# [Action item]
Read through the records below and copy each line that uses the word "typedef".

── Extracted records

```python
def u8_to_nhwc4(images_u8: torch.Tensor, sub=(0.0, 0.0, 0.0), div: float = 1.0) -> Act:
    assert images_u8.dtype == torch.uint8 and images_u8.dim() == 4 and images_u8.shape[3] == 3
    assert images_u8.is_contiguous()
    n, h, w, _ = images_u8.shape
    out = Act.empty(n, h, w, 4, images_u8.device)
    sub_arr = (C.c_float * 3)(*[float(s) for s in sub])
    N.check(N.lib().fcp_u8_to_nhwc4_f32(N.ptr(images_u8), out.ptr(), n * h * w, sub_arr, float(div),
                                        N.stream_ptr()), "fcp_u8_to_nhwc4_f32")
    return out


@dataclass
class PackedStem:
    wfrag: torch.Tensor
    bias: torch.Tensor
# ... 137 lines not shown
```

face-crop-plus_amd/retinaface.py:

```python
from __future__ import annotations


import os
import threading

import numpy as np
import torch

from . import _native as N
from . import engine as E
from . import torch_ops as T
from .weights import load_state_dict

STRATEGIES = {"all": 0, "best": 1, "largest": 2}


class RetinaFace:
    WEIGHTS_FILENAME = "retinaface_detector.pth"

    def __init__(self, strategy: str = "all", vis: float = 0.6):
        self.strategy = strategy
        self.vis_threshold = vis
        self.nms_threshold = 0.4
        self.variance = [0.1, 0.2]
        self.device = None
        self._p = None
        self.precision = 0
        self.fused_chain = True
        self.streams = int(os.environ.get("FCP_DET_STREAMS", "2"))
        self.min_images_per_stream = 6
        self._tls = threading.local()

    def load(self, device: str | torch.device = "cuda:0", weights=None, precision=None):
        device = torch.device(device)
        if device.type != "cuda":
            raise RuntimeError("face_crop_plus_amd runs on an AMD GPU only (device must be cuda:N / hip); "
                               "there is no CPU fallback")
        N.lib()
        self.device = device
        sd = load_state_dict("retinaface", weights, device=device)
        self._repack(sd, precision)
        E.device_props(device)
        E.selfcheck_at_load(self, sd, weights, precision, lambda: self._repack(sd, "f32"))
# ... 142 lines not shown
                if blk["feat"]:
                    feats.append(x)
                continue
            idt = x if blk["ds"] is None else E.conv(blk["ds"], x, out_fmt=f)
            x = E.conv(blk["c3"], o, act_slope=0.0, res1=idt, res1_pre=True, out_fmt=f)
            if blk["feat"]:
                feats.append(x)
        if getattr(self, "_debug_feats", None) is not None:
            self._debug_feats.extend(feats)
        o3 = E.conv(p["fpn.output3"], feats[2], act_slope=0.0, out_fmt=f)
        o2 = E.conv(p["fpn.output2"], feats[1], act_slope=0.0, res1=o3, res1_pre=False, out_fmt=f)
        o2 = E.conv(p["fpn.merge2"], o2, act_slope=0.0, out_fmt=f)
        o1 = E.conv(p["fpn.output1"], feats[0], act_slope=0.0, res1=o2, res1_pre=False, out_fmt=f)
        o1 = E.conv(p["fpn.merge1"], o1, act_slope=0.0, out_fmt=f)
        heads = []
        for k, ft in zip((1, 2, 3), (o1, o2, o3)):
            s = E.Act.empty(ft.n, ft.h, ft.w, 384, ft.buf.device, f)
            E.conv(p[f"ssh{k}.ab"], ft, s.slice(0, 192), act_slope=0.0)
            E.conv(p[f"ssh{k}.cd"], s.slice(0, 64), s.slice(256, 128), act_slope=0.0)
            E.conv(p[f"ssh{k}.e"], s.slice(320, 64), s.slice(192, 64), act_slope=0.0)
            heads.append(E.conv(p[f"head{k}"], s.slice(64, 256),
                                None if heads_out is None else heads_out[k - 1]))
        return heads

    def _side_streams(self, dev, k):
        main = E.thread_streams(dev)["main"]
        return E.thread_side_streams(dev, k, with_main=main is not None and torch.cuda.current_stream(dev) == main)

    MAX_OPERAND_BYTES = 0xFFFFFFF0

    def _images_per_launch(self, h: int, w: int) -> int | None:
# ... 177 lines not shown
```

face-crop-plus_amd/torch_ops.py:

```python
from __future__ import annotations

import os

import torch

_HERE = os.path.dirname(os.path.abspath(__file__))
LIB_PATH = os.path.join(_HERE, "csrc", "libfcp_torch.so")
_loaded = False


def _default_enabled() -> bool:
    mode = os.environ.get("FCP_BOUNDARY", "auto").lower()
    if mode == "ctypes":
        return False
    if mode == "torch":
        return True
    if os.path.isfile(LIB_PATH):
        return True
    import warnings
    warnings.warn(f"{LIB_PATH} is missing (the torch.ops.fcp veneer was not built): calling the C ABI through ctypes")
    return False


ENABLED = _default_enabled()
# ... 3 lines not shown
    global _loaded
    if not _loaded:
        if not os.path.isfile(LIB_PATH):
            raise RuntimeError(f"torch op library not built: {LIB_PATH} is missing "
                               f"(run `python face-crop-plus_amd/build_native.py`)")
        torch.ops.load_library(LIB_PATH)
        from ._native import ABI_VERSION
        built, running = torch.ops.fcp.abi_version()
        if built != ABI_VERSION or running != ABI_VERSION:
            raise RuntimeError(f"libfcp_torch.so is stale: compiled against ABI {built}, libfcp_hip.so reports {running}, "
                               f"host code expects {ABI_VERSION}; rebuild (python face-crop-plus_amd/build_native.py --force)")
        _loaded = True
    return torch.ops.fcp


OPS = ("conv2d", "conv2d_out", "bottleneck_chain", "retina_decode", "nms_select", "gather_faces", "similarity_from_5pt",
       "warp_affine_u8", "warp_affine_u8_float", "warp_affine_u8_ragged", "resize_area_u8_ragged", "bicubic_down4_round",
       "parse_argmax_hist", "warp_affine_u8_interp", "warp_affine_u8_interp_ragged", "crop_sharpness", "jpeg_encode", "matte", "clahe", "matte_blur",
       "jpeg_encode_ex", "jpeg_huffman_tables", "matte_refine", "matte_alpha", "matte_blur_alpha",
       "subject_mask", "png_encode", "png_huffman_lengths", "feather_alpha", "cutout", "mask_shift", "nlm_denoise", "unsharp",
       "matte_image", "matte_image_alpha", "cutout_image")
```

include/fcp_hip.h:

```cpp
#ifndef FCP_HIP_H
#define FCP_HIP_H

#include <stdint.h>

#ifdef __cplusplus
extern "C" {
#endif

#define FCP_ABI_VERSION 15

typedef void* fcp_stream_t;

int fcp_abi_version(void);
const char* fcp_last_error(void);

typedef struct fcp_conv_desc {
  const float* in;
  const void* w;
  const float* bias;
  float* out;
  const float* res1;
  const float* res2;
  const float* wscale;
  const float* in2;
// ... 28 lines not shown
  float* out;
  const void* w1n; const float* ws1n; const float* b1n;
  float* t1n;
  const float* t1b;
  int32_t n, h, w, c, cn;
  int32_t t1_ld, res_ld, out_ld, t1n_ld;
  int32_t nout;
  int32_t tile_m;
  int32_t flags;
  int32_t cb, t1b_ld, t1b_h, t1b_w, t1b_stride;
} fcp_chain_desc;
#define FCP_CHAIN_OUT_EVEN_ONLY 1

int fcp_bottleneck_chain_f16x3(const fcp_chain_desc* desc, fcp_stream_t stream);

int fcp_u8_to_nhwc4_f32(const uint8_t* in, float* out, int64_t npix,
                        const float* sub_host, float div, fcp_stream_t stream);

int fcp_f32nchw_to_nhwc4_f32(const float* in, float* out, int n, int h, int w,
                             const float* sub_host, float div, fcp_stream_t stream);

int fcp_maxpool3x3s2_nhwc_f32(const float* in, float* out, int n, int h, int w, int c, int out_ld,
                              int out_h, int out_w, fcp_stream_t stream);
int fcp_maxpool3x3s2_split32(const float* in, float* out, int n, int h, int w, int c, int out_ld,
                             int out_h, int out_w, fcp_stream_t stream);
int fcp_stem7x7s2_relu_pool_u8(const uint8_t* images, int n, int h, int w, const int32_t* mean_rgb,
                               const void* wfrag, const float* bias, const float* wscale, float* out,
                               int out_ld, int out_fmt, fcp_stream_t stream);
int fcp_stem7x7s2_relu_pool_conv1_u8(const uint8_t* images, int n, int h, int w, const int32_t* mean_rgb,
                                     const void* wfrag, const float* bias, const float* wscale, float* out,
// ... 202 lines not shown
```

Baseline: 1459 faces/s.

## Fuse SSH context convolutions and detection head into one tiled kernel

Adds a fused HIP kernel that, per 8x16 pixel tile with halo, runs the SSH cd 3x3 conv, the e 3x3 conv and the 1x1 head conv, keeping all intermediates in LDS. Previously these ran as separate launches that wrote and re-read a 384-channel intermediate buffer. The tile recomputes the cd conv over a halo region, which adds redundant FLOPs, and the kernel uses one workgroup per CU with a large LDS footprint. It is enabled only for small feature maps (up to 40x40) in split32 precision mode.

```diff
diff --git a/face-crop-plus_amd/_native.py b/face-crop-plus_amd/_native.py
--- a/face-crop-plus_amd/_native.py
+++ b/face-crop-plus_amd/_native.py
@@ -43,10 +43,17 @@
                                          "cb", "t1b_ld", "t1b_h", "t1b_w", "t1b_stride")]
 
 
+class SshTailDesc(C.Structure):
+    _fields_ = [(k, C.c_void_p) for k in ("b", "a", "w_cd", "ws_cd", "b_cd", "w_e", "ws_e", "b_e", "w_head", "ws_head",
+                                          "b_head", "out")] + \
+               [(k, C.c_int32) for k in ("n", "h", "w", "b_ld", "a_ld", "out_ld")]
+
+
 _P, _I, _F, _L = C.c_void_p, C.c_int, C.c_float, C.c_int64
 SIGNATURES = {
     "fcp_conv2d_nhwc_f32": [C.POINTER(ConvDesc), _P],
     "fcp_bottleneck_chain_f16x3": [C.POINTER(ChainDesc), _P],
+    "fcp_ssh_tail_f16x3": [C.POINTER(SshTailDesc), _P],
     "fcp_u8_to_nhwc4_f32": [_P, _P, _L, C.POINTER(C.c_float), _F, _P],
     "fcp_f32nchw_to_nhwc4_f32": [_P, _P, _I, _I, _I, C.POINTER(C.c_float), _F, _P],
     "fcp_maxpool3x3s2_nhwc_f32": [_P, _P, _I, _I, _I, _I, _I, _I, _I, _P],
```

────

# [Reply]
typedef void* fcp_stream_t;
typedef struct fcp_conv_desc {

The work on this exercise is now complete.